EXERCISE AIM » From the records below, take each line where the string "unsigned" shows up and copy it.

THE RECORDS »
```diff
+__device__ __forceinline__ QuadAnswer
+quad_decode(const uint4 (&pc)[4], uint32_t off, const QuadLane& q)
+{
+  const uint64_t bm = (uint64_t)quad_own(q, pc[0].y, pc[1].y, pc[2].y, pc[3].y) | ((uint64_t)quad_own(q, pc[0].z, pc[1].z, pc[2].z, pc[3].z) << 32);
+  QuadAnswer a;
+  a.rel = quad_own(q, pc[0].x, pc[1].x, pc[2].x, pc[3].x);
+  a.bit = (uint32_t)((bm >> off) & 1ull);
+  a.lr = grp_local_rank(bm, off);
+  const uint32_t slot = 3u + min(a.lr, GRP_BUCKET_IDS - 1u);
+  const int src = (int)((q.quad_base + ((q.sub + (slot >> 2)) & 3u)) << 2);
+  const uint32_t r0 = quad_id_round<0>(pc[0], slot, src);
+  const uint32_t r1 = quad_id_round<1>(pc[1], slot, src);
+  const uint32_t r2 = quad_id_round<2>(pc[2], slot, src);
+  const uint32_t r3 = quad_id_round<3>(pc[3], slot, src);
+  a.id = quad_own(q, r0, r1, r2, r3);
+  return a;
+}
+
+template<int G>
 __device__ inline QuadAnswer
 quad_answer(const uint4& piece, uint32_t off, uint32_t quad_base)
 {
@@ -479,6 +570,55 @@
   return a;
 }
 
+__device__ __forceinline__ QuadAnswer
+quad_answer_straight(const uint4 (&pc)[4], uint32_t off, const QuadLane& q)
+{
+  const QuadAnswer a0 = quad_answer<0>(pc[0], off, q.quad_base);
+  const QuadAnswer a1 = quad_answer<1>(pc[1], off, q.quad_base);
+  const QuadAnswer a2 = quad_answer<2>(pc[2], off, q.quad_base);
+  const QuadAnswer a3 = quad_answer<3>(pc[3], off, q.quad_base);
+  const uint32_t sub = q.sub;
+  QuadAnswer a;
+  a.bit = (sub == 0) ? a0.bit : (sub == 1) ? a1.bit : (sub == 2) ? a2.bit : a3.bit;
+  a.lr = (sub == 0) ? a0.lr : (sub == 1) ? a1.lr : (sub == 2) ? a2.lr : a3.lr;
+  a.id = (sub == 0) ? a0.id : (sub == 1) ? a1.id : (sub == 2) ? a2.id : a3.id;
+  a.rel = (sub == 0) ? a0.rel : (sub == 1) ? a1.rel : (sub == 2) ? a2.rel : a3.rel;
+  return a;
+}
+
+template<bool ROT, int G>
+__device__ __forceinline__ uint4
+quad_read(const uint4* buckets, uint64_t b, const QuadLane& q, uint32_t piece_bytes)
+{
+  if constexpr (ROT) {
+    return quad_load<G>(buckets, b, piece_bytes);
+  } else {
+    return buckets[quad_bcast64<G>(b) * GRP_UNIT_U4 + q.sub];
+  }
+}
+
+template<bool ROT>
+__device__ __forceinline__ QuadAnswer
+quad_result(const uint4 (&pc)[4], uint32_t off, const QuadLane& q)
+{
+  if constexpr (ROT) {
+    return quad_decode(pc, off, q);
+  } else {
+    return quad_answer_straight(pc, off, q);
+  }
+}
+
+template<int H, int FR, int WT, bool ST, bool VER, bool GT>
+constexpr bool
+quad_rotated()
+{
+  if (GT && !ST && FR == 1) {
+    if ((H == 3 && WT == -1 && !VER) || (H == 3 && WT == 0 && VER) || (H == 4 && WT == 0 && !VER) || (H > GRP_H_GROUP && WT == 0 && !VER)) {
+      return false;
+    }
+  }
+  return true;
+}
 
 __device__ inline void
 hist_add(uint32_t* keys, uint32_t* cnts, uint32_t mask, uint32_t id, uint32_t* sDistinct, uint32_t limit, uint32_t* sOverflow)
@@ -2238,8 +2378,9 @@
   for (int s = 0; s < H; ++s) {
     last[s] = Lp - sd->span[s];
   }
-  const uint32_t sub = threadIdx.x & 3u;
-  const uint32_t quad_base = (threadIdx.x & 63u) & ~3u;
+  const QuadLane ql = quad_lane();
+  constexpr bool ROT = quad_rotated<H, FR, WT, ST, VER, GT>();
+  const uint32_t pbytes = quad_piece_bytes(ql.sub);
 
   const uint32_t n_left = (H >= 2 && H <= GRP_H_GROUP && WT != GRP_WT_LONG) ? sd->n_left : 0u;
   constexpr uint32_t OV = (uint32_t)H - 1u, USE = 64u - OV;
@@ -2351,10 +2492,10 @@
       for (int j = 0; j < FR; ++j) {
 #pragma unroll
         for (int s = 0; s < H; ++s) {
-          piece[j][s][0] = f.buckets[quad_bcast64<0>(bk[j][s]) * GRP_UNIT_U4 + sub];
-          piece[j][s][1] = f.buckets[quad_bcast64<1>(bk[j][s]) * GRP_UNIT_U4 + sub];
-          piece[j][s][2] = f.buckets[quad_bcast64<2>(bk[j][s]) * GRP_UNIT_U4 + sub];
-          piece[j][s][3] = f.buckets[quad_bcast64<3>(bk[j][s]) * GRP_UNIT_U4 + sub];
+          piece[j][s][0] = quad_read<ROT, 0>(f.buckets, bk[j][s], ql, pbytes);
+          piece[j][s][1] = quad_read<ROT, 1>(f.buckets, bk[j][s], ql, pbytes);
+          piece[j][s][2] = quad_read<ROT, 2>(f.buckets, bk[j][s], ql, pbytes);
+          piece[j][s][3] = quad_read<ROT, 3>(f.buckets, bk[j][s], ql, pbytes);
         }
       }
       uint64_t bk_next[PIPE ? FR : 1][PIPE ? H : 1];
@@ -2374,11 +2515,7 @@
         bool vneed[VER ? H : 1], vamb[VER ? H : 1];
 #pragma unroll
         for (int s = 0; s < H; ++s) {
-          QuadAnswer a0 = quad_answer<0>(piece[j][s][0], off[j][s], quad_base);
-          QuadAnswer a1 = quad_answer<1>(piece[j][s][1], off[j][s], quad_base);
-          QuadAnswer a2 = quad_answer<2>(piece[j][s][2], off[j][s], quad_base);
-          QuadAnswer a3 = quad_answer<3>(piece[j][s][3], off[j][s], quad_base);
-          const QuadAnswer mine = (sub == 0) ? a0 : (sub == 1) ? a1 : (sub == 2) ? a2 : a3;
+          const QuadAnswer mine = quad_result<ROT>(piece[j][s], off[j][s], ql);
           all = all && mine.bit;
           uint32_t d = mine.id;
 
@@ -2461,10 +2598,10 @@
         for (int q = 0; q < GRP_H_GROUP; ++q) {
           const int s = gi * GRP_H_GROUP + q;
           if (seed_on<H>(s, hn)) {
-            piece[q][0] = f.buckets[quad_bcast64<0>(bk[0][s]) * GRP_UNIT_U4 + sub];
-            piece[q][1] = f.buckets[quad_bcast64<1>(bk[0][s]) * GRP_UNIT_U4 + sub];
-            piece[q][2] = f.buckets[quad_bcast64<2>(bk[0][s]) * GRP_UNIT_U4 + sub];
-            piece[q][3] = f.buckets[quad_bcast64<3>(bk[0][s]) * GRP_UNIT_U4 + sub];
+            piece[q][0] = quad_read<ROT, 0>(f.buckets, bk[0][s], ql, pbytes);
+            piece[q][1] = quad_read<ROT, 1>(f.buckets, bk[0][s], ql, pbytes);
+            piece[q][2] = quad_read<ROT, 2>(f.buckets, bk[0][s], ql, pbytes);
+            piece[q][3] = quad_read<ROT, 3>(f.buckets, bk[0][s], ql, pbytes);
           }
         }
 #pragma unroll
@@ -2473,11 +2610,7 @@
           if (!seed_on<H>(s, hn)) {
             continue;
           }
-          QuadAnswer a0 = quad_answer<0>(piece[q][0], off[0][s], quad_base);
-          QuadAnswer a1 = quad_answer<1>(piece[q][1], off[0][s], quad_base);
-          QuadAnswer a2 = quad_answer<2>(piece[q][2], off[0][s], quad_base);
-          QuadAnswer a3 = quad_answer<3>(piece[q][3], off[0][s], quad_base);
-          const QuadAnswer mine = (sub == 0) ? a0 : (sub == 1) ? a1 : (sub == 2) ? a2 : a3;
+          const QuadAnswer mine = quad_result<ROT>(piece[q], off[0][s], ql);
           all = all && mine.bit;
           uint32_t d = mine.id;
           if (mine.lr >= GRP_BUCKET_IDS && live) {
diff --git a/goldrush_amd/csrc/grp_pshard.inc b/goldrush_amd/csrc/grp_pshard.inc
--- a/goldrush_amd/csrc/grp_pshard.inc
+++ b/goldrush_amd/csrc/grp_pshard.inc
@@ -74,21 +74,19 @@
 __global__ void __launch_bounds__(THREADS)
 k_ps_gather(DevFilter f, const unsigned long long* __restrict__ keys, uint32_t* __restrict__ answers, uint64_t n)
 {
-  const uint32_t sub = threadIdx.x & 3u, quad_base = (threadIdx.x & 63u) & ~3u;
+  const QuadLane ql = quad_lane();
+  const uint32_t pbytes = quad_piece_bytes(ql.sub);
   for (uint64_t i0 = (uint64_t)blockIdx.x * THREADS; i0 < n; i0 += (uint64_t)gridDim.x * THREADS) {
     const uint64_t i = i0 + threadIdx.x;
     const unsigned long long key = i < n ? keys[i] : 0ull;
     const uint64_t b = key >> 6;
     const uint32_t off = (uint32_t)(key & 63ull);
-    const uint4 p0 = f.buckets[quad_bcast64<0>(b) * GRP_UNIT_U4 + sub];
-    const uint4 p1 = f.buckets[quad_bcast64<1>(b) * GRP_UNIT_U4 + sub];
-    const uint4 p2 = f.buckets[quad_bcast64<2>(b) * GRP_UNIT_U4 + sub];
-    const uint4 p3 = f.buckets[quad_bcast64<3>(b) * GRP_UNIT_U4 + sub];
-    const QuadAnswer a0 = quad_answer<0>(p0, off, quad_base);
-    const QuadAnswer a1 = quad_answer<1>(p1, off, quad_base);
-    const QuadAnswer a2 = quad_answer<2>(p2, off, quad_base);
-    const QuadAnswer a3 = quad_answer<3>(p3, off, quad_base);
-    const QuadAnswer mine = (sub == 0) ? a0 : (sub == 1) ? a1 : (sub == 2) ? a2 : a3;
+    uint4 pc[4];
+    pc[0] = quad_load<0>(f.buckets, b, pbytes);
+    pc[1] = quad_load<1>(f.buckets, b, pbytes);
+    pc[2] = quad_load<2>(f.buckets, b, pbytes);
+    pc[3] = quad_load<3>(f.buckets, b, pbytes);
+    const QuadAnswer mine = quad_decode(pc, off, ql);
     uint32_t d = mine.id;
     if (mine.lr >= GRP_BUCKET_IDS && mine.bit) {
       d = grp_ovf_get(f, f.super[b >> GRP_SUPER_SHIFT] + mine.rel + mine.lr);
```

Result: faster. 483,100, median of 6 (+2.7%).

RESULT »
 k_ps_gather(DevFilter f, const unsigned long long* __restrict__ keys, uint32_t* __restrict__ answers, uint64_t n)
     const unsigned long long key = i < n ? keys[i] : 0ull;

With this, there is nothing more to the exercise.